==== EXERCISE INPUTS

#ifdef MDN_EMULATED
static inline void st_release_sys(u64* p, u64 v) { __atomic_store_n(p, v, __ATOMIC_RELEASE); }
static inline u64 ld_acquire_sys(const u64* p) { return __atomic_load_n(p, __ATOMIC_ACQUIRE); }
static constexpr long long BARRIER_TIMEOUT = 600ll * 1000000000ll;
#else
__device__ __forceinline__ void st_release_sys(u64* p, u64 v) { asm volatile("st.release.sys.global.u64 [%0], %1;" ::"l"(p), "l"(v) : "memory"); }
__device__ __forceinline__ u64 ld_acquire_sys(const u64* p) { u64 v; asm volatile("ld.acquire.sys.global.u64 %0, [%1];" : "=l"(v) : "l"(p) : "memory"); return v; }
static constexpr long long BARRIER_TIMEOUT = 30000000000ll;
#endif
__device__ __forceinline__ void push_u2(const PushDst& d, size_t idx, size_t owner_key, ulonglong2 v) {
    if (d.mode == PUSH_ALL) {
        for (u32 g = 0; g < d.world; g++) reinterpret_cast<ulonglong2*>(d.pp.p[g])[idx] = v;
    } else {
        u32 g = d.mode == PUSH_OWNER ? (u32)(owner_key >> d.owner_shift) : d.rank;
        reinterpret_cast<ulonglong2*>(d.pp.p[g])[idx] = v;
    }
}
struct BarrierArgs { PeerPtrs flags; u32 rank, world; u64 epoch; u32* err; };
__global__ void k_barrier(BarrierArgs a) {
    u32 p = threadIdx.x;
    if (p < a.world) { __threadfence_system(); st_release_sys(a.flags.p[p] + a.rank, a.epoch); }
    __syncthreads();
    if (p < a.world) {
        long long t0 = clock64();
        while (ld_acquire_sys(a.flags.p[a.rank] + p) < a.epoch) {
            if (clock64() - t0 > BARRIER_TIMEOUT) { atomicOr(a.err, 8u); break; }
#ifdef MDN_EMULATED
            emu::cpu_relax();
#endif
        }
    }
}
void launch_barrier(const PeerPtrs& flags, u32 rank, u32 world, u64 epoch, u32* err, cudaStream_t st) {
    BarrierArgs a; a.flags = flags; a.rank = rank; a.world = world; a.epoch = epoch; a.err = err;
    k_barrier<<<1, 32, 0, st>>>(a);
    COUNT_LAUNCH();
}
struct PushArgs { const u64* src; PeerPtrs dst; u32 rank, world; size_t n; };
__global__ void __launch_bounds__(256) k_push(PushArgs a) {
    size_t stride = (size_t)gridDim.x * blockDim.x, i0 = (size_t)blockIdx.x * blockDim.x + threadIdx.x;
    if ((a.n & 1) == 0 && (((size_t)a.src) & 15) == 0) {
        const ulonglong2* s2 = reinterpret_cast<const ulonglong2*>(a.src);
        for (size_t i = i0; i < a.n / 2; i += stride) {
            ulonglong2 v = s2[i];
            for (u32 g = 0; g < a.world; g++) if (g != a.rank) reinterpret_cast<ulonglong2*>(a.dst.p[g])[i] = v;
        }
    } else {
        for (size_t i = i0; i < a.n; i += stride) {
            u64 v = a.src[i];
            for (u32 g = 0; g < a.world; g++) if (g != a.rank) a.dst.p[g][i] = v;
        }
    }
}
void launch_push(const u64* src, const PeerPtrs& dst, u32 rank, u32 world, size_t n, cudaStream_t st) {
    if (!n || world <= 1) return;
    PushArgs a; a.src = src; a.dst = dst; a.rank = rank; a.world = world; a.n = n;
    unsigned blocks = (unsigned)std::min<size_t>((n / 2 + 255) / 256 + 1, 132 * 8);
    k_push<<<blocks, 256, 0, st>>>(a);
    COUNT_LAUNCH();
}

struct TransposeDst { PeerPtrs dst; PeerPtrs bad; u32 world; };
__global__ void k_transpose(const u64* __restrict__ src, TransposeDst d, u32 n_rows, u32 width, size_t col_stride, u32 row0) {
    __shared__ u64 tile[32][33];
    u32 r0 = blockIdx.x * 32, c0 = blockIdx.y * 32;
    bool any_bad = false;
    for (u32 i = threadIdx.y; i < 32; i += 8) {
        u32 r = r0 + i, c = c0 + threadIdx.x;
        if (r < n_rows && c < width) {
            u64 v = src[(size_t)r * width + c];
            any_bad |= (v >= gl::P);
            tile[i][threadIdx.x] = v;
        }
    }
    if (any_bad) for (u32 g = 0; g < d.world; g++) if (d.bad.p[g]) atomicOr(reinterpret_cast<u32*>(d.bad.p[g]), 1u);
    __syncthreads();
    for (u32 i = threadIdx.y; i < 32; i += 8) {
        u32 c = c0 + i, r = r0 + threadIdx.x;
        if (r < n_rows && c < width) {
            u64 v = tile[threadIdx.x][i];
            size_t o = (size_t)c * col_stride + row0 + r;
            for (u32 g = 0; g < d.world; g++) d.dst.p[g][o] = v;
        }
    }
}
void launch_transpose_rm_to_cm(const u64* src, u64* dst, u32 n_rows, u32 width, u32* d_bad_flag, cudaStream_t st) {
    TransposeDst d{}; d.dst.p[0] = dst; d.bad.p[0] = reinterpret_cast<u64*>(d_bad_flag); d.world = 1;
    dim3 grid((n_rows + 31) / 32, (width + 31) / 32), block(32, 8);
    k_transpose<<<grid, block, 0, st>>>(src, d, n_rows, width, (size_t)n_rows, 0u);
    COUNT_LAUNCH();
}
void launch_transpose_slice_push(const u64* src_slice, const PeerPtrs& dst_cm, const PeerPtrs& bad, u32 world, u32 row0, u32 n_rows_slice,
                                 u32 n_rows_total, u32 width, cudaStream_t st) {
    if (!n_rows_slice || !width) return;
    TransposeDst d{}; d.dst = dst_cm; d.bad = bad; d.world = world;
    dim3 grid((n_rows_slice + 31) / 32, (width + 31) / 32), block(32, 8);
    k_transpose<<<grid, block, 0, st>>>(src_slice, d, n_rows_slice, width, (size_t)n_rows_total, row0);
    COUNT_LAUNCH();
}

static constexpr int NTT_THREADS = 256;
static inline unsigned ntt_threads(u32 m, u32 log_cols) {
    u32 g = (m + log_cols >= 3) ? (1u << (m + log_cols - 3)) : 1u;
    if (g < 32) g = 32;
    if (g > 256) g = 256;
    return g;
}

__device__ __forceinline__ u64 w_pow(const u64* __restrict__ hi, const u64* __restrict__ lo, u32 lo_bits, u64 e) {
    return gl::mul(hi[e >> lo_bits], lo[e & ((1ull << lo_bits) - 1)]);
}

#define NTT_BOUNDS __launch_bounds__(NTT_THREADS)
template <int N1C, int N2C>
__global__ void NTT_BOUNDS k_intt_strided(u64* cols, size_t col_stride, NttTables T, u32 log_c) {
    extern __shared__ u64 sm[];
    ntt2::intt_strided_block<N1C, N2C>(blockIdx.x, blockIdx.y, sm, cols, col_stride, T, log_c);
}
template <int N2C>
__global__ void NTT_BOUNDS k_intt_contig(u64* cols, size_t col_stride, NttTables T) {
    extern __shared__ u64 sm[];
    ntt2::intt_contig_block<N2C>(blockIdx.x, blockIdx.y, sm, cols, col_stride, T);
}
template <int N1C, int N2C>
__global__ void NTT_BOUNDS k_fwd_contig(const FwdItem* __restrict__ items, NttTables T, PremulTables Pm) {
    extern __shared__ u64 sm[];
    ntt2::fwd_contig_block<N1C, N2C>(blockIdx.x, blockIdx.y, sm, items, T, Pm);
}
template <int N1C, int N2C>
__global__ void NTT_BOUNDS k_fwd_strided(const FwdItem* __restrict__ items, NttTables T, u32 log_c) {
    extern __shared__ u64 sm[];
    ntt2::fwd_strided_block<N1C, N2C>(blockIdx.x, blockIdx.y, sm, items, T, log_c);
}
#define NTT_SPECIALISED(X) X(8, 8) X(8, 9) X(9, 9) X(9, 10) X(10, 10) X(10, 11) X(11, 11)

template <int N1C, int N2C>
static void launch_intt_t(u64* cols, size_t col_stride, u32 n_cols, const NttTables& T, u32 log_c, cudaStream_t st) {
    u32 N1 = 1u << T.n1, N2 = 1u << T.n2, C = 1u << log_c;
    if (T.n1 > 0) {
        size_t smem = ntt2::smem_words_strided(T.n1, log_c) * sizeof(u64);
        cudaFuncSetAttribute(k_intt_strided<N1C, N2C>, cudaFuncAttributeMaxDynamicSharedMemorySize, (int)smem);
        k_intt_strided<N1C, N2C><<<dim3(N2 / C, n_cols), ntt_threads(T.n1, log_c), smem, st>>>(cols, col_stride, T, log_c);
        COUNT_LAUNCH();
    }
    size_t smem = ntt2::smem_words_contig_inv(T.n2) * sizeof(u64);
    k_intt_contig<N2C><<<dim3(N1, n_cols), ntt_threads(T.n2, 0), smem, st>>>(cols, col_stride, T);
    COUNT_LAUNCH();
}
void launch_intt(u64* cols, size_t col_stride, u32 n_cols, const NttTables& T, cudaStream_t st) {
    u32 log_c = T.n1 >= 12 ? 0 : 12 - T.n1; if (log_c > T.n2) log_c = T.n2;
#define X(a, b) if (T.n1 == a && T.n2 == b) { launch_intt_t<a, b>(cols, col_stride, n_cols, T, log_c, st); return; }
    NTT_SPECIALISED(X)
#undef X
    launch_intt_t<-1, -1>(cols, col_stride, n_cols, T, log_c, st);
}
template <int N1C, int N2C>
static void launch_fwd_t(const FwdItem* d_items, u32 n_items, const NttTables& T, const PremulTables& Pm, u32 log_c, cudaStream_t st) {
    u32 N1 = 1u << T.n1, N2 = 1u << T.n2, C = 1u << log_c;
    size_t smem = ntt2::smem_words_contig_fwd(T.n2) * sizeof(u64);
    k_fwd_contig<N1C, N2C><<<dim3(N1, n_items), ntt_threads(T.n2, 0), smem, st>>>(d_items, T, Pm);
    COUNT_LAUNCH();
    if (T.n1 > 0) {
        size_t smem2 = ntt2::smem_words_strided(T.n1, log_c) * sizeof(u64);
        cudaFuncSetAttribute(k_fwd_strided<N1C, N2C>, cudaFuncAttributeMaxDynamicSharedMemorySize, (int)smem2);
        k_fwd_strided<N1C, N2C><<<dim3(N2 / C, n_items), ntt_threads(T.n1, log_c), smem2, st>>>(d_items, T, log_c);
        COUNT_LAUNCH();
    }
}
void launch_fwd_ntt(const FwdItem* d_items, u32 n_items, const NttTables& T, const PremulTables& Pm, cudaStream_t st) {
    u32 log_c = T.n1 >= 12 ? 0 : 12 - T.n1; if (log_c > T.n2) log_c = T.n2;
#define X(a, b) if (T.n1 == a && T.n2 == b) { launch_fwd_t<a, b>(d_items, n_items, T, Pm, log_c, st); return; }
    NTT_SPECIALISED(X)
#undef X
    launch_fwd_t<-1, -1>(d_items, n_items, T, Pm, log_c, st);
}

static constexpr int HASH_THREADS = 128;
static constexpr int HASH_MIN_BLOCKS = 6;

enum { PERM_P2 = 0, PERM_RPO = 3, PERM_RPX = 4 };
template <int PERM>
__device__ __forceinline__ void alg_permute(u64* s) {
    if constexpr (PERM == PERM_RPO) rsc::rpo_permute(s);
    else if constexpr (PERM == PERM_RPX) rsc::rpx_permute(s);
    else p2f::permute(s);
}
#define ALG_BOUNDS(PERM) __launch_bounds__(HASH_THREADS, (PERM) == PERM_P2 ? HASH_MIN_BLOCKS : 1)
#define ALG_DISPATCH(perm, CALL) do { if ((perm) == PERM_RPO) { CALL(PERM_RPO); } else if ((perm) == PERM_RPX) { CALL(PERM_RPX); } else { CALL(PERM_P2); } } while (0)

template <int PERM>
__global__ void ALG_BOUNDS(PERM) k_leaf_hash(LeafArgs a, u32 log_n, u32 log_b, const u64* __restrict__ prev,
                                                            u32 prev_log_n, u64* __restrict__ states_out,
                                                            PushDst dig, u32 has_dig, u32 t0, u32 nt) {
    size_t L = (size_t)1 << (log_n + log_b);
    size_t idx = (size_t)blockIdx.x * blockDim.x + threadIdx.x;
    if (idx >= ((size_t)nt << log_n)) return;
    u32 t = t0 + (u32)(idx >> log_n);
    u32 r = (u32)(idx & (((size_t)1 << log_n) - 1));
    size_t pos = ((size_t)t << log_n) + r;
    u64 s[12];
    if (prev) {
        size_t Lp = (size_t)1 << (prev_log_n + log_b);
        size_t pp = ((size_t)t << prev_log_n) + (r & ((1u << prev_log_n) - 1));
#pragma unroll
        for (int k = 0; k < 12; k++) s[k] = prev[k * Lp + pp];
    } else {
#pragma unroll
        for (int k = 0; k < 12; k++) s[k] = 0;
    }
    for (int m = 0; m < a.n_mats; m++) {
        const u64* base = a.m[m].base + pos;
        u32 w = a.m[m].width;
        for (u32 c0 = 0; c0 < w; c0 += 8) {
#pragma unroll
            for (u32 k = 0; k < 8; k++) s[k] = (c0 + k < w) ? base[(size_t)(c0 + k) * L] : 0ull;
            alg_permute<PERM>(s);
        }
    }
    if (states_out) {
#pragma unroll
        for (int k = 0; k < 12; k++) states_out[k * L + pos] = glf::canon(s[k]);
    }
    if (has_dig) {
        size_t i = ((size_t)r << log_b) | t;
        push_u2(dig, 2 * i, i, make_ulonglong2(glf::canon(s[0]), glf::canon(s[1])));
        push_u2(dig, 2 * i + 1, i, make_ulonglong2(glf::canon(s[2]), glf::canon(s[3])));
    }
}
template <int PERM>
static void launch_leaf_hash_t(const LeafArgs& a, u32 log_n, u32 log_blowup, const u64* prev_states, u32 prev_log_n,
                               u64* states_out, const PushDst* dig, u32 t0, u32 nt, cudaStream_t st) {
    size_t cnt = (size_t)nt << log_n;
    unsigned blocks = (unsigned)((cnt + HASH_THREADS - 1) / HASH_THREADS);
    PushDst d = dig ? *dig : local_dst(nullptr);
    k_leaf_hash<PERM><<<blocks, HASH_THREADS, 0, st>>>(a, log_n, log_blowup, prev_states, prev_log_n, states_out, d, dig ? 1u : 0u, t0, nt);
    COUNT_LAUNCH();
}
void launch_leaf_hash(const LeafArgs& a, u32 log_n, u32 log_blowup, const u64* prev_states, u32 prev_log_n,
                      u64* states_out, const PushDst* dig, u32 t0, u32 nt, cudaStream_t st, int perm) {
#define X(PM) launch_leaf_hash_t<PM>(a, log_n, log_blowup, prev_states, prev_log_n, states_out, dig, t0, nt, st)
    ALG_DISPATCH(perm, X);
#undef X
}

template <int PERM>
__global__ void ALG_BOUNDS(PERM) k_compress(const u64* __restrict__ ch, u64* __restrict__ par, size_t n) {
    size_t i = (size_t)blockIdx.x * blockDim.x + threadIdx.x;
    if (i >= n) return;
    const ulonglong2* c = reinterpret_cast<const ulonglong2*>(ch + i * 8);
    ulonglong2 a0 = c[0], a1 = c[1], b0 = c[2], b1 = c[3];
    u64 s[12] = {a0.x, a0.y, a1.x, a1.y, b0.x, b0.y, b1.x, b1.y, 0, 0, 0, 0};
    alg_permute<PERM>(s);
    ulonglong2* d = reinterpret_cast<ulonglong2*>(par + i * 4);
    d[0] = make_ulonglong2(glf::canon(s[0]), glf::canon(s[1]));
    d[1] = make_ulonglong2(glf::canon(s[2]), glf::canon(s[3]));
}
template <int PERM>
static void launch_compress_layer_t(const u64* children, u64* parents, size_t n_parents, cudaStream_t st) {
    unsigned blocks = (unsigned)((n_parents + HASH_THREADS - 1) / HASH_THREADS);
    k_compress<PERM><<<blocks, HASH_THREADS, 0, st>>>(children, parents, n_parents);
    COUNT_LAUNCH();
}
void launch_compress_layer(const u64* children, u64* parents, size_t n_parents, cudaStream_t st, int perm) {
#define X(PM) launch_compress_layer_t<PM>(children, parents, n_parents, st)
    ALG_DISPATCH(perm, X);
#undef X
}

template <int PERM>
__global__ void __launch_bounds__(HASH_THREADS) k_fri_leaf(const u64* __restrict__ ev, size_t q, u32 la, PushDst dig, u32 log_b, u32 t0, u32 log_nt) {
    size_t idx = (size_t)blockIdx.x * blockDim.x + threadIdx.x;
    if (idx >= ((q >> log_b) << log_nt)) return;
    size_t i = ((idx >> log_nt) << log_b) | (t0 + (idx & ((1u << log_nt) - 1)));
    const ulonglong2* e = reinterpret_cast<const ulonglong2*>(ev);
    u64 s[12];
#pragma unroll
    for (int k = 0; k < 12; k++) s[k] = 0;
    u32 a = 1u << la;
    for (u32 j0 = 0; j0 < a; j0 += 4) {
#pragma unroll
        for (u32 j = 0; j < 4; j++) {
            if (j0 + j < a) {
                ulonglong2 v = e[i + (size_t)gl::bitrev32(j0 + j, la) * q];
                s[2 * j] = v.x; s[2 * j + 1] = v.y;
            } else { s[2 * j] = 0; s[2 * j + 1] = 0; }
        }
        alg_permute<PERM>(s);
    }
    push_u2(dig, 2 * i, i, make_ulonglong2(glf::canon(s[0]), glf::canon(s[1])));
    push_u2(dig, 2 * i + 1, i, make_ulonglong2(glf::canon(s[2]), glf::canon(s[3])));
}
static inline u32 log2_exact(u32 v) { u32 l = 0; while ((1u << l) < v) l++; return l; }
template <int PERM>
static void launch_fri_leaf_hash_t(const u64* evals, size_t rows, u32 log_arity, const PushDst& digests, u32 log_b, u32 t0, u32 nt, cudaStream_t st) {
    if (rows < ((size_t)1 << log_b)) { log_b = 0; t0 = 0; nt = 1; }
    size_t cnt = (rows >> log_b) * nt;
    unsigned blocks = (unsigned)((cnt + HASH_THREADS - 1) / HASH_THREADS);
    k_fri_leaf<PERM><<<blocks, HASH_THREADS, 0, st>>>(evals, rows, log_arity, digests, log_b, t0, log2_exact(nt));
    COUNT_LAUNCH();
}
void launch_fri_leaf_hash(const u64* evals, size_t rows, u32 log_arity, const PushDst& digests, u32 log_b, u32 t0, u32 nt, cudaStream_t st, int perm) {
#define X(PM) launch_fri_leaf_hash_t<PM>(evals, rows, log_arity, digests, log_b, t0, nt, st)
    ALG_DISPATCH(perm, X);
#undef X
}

========

■ ABOUT THIS EXERCISE:
Reproduce exactly the lines from the beginning of the entries above up to and including the line that contains "void launch_barrier(const PeerPtrs&".

■ ANSWER TO THIS TASK:
#ifdef MDN_EMULATED
static inline void st_release_sys(u64* p, u64 v) { __atomic_store_n(p, v, __ATOMIC_RELEASE); }
static inline u64 ld_acquire_sys(const u64* p) { return __atomic_load_n(p, __ATOMIC_ACQUIRE); }
static constexpr long long BARRIER_TIMEOUT = 600ll * 1000000000ll;
#else
__device__ __forceinline__ void st_release_sys(u64* p, u64 v) { asm volatile("st.release.sys.global.u64 [%0], %1;" ::"l"(p), "l"(v) : "memory"); }
__device__ __forceinline__ u64 ld_acquire_sys(const u64* p) { u64 v; asm volatile("ld.acquire.sys.global.u64 %0, [%1];" : "=l"(v) : "l"(p) : "memory"); return v; }
static constexpr long long BARRIER_TIMEOUT = 30000000000ll;
#endif
__device__ __forceinline__ void push_u2(const PushDst& d, size_t idx, size_t owner_key, ulonglong2 v) {
    if (d.mode == PUSH_ALL) {
        for (u32 g = 0; g < d.world; g++) reinterpret_cast<ulonglong2*>(d.pp.p[g])[idx] = v;
    } else {
        u32 g = d.mode == PUSH_OWNER ? (u32)(owner_key >> d.owner_shift) : d.rank;
        reinterpret_cast<ulonglong2*>(d.pp.p[g])[idx] = v;
    }
}
struct BarrierArgs { PeerPtrs flags; u32 rank, world; u64 epoch; u32* err; };
__global__ void k_barrier(BarrierArgs a) {
    u32 p = threadIdx.x;
    if (p < a.world) { __threadfence_system(); st_release_sys(a.flags.p[p] + a.rank, a.epoch); }
    __syncthreads();
    if (p < a.world) {
        long long t0 = clock64();
        while (ld_acquire_sys(a.flags.p[a.rank] + p) < a.epoch) {
            if (clock64() - t0 > BARRIER_TIMEOUT) { atomicOr(a.err, 8u); break; }
#ifdef MDN_EMULATED
            emu::cpu_relax();
#endif
        }
    }
}
void launch_barrier(const PeerPtrs& flags, u32 rank, u32 world, u64 epoch, u32* err, cudaStream_t st) {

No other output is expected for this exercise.